# Quick Question - Certified Biodata Pages?



## 6436 (Feb 23, 2010)

I'm working on my WH visa application, and it says I need *certified *copies of my passport's bio-data pages including picture.

Do I need to get certified copies from my government like here, or can I just copy pages?

Also, regarding all of these certified copies I'm supposed to have - I'm applying online, how are they able to tell of my copies are certified or not? Or do I send a package of stuff to them after they look at my e-application?

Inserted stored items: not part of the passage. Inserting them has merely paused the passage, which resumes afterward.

int ek_spec_alloc(ek_ctx *c)
{
    if (!c->top)
        EK_HIP(ek_malloc_named(c, (void **)&c->top, ek_top_scratch_bytes(c->A), "top"));
    if (!c->planD)
        EK_HIP(ek_malloc_named(c, (void **)&c->planD, 64 * 64 * sizeof(float), "planD"));
    if (!c->pm) {
        const size_t nb = ((size_t)std::max<int64_t>(c->n, 1) + EK_BLOCK - 1) /
                          EK_BLOCK;
        if (!c->fm)
            EK_HIP(ek_malloc_named(c, (void **)&c->fm, 4 * nb * sizeof(EkBlockMax), "fm"));
        EK_HIP(ek_malloc_named(c, (void **)&c->pm,
                               (size_t)(EK_MAX_CANDS - 1) * nb * sizeof(EkBlockMax), "pm"));
    }
    if (!c->vecs) {
        const size_t bytes = (size_t)(EK_MAX_CANDS - 1) * std::max<int64_t>(c->n_pad, 1) *
                             sizeof(float);
        EK_HIP(ek_malloc_named(c, (void **)&c->vecs, bytes, "vecs"));
    }
    return EK_OK;
}

extern "C" int ek_abi_version(void) { return EK_ABI_VERSION; }
extern "C" const char *ek_last_error(void) { return g_err; }

extern "C" int ek_device_count(void)
{
    int n = 0;
    hipError_t e = hipGetDeviceCount(&n);
    if (e != hipSuccess)
        return ek_fail(EK_EHIP, "hipGetDeviceCount: %s", hipGetErrorString(e));
    return n;
}

extern "C" size_t ek_record_bytes(int32_t n_atoms) { return ek_rec_bytes(n_atoms); }

int ek_free_all(ek_ctx *c)
{
    if (!c)
        return EK_OK;
    (void)hipSetDevice(c->device);
    if (c->stream)
        (void)hipStreamSynchronize(c->stream);
    (void)ek_dev_free(c->tiles);
    (void)ek_dev_free(c->qtiles);
    (void)ek_dev_free(c->aos);
    (void)ek_dev_free(c->G);
    (void)ek_dev_free(c->dist);
    (void)ek_dev_free(c->assign);
    (void)ek_dev_free(c->scratch);
    (void)ek_dev_free(c->rec);
    (void)ek_dev_free(c->rec_tmp);
    (void)ek_dev_free(c->blockmax);
    (void)ek_dev_free(c->hist);
    (void)ek_dev_free(c->ctl);
    for (int b = 0; b < 2; ++b) {
        (void)ek_dev_free(c->stage[b]);
        (void)ek_pinned_free(c->pin[b]);
        if (c->up_ev[b])
            (void)ek_event_destroy(c->up_ev[b]);
    }
    delete c->pool;
    (void)ek_dev_free(c->cen_aos);
    (void)ek_dev_free(c->cen_G);
    (void)ek_dev_free(c->cen_tiles);
    (void)ek_dev_free(c->cen_blocks);
    (void)ek_dev_free(c->bat_blockcnt);
    (void)ek_dev_free(c->bat_scan);
    (void)ek_dev_free(c->bat_sel);
    (void)ek_dev_free(c->pam_vecs);
    (void)ek_dev_free(c->pam_recs);
    (void)ek_dev_free(c->pam_plan);
    (void)ek_dev_free(c->moved);
    (void)ek_dev_free(c->tmp_idx);
    (void)ek_dev_free(c->pam_out_dev);
    (void)ek_dev_free(c->med_list);
    (void)ek_dev_free(c->dtab);
    if (c->act_n_host)
        (void)ek_pinned_free(c->act_n_host);
    if (c->pam_out_host)
        (void)ek_pinned_free(c->pam_out_host);
    (void)ek_dev_free(c->pam_win_dev);
    (void)ek_dev_free(c->sp_buf);
    (void)ek_dev_free(c->act_list);
    if (c->pam_win_host)
        (void)ek_pinned_free(c->pam_win_host);
    ek_msm_scratch_free(c->msm_scratch);
    for (void *m : c->ms_ipc)
        (void)hipIpcCloseMemHandle(m);
    (void)ek_dev_free(c->ms);
    ek_uncached_free(c->device, c->ms_mbox);
    ek_uncached_free(c->device, c->ms_flags);
    (void)ek_dev_free(c->recsT);
    (void)ek_dev_free(c->ctile);
    (void)ek_dev_free(c->ctrace);
    (void)ek_dev_free(c->ti_D);
    (void)ek_dev_free(c->ti_tab);
    (void)ek_dev_free(c->ti_tabG);
    (void)ek_dev_free(c->ti_skip);
    (void)ek_dev_free(c->ti_stats);
    (void)ek_dev_free(c->pend);
    (void)ek_dev_free(c->ord);
    (void)ek_dev_free(c->tick);
    (void)ek_dev_free(c->rows);
    (void)ek_dev_free(c->vmask);
    (void)ek_dev_free(c->plan);
    (void)ek_dev_free(c->vecs);
    (void)ek_dev_free(c->hdr);
    (void)ek_dev_free(c->pm);
    (void)ek_dev_free(c->ti_rtab);
    (void)ek_dev_free(c->ti_tmask);
    (void)ek_dev_free(c->pam_dprop);
    (void)ek_pinned_free(c->sel_host);
    (void)ek_pinned_free(c->cnt_host);
    (void)ek_pinned_free(c->js_host);
    (void)ek_dev_free(c->sp_marks);
    if (c->win_ev)
        (void)ek_event_destroy(c->win_ev);
    (void)ek_dev_free(c->fm);
    ek_view_free(c);
    (void)ek_dev_free(c->top);
    (void)ek_dev_free(c->planD);
    (void)ek_dev_free(c->ndist);
    (void)ek_dev_free(c->nassign);
    (void)ek_dev_free(c->amb);
    (void)ek_dev_free(c->amb_best);
    (void)ek_dev_free(c->amb_count);
    (void)ek_dev_free(c->blockcnt);
    (void)ek_dev_free(c->scan);
    (void)ek_dev_free(c->sel);
    (void)ek_dev_free(c->sq_part);
    (void)ek_dev_free(c->pw_shapes);
    (void)ek_dev_free(c->sq_out);
    (void)ek_dev_free(c->med_aos);
    (void)ek_dev_free(c->med_G);
    (void)ek_dev_free(c->med_idx);
    (void)ek_dev_free(c->ambt);
    (void)ek_dev_free(c->ambG);
    for (hipEvent_t e : c->samp_ev)
        (void)ek_event_destroy(e);
    if (c->ev0)
        (void)ek_event_destroy(c->ev0);
    if (c->ev1)
        (void)ek_event_destroy(c->ev1);
    if (c->evb0)
        (void)ek_event_destroy(c->evb0);
    if (c->evb1)
        (void)ek_event_destroy(c->evb1);
    if (c->own_stream && c->stream)
        (void)ek_stream_destroy(c->stream);
    delete c;
    return EK_OK;
}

Thanks for the help. Oddly enough, I can't seem to find much on WH specifics despite my google-fu (unless I get a migration agent, heh).


----------



## Wanderer (Jun 16, 2007)

Certified copies are just that and not just uncertified photo copies but if you're applying online, sending in copies is not the way and I think yoú should be able to find a reference to colour scanning/uploading of documents.
Usually a link in the application section of visas information on the Immi site.


----------



## myallstone (Jan 26, 2014)

I come across a simler problem we are also doing it on line ( immi prospective partner visa ) will a color photo copy of passport bio page be enough for my partner . she is russian . because we can not find anyone who will certified a copy of her passport .not sure why ? we had her birth certificate done Ok .


----------



## Maggie-May24 (Jul 24, 2011)

myallstone said:


> I come across a simler problem we are also doing it on line ( immi prospective partner visa ) will a color photo copy of passport bio page be enough for my partner . she is russian . because we can not find anyone who will certified a copy of her passport .not sure why ? we had her birth certificate done Ok .


Generally, DIBP will accept uncertified colour scans if you're applying online.


----------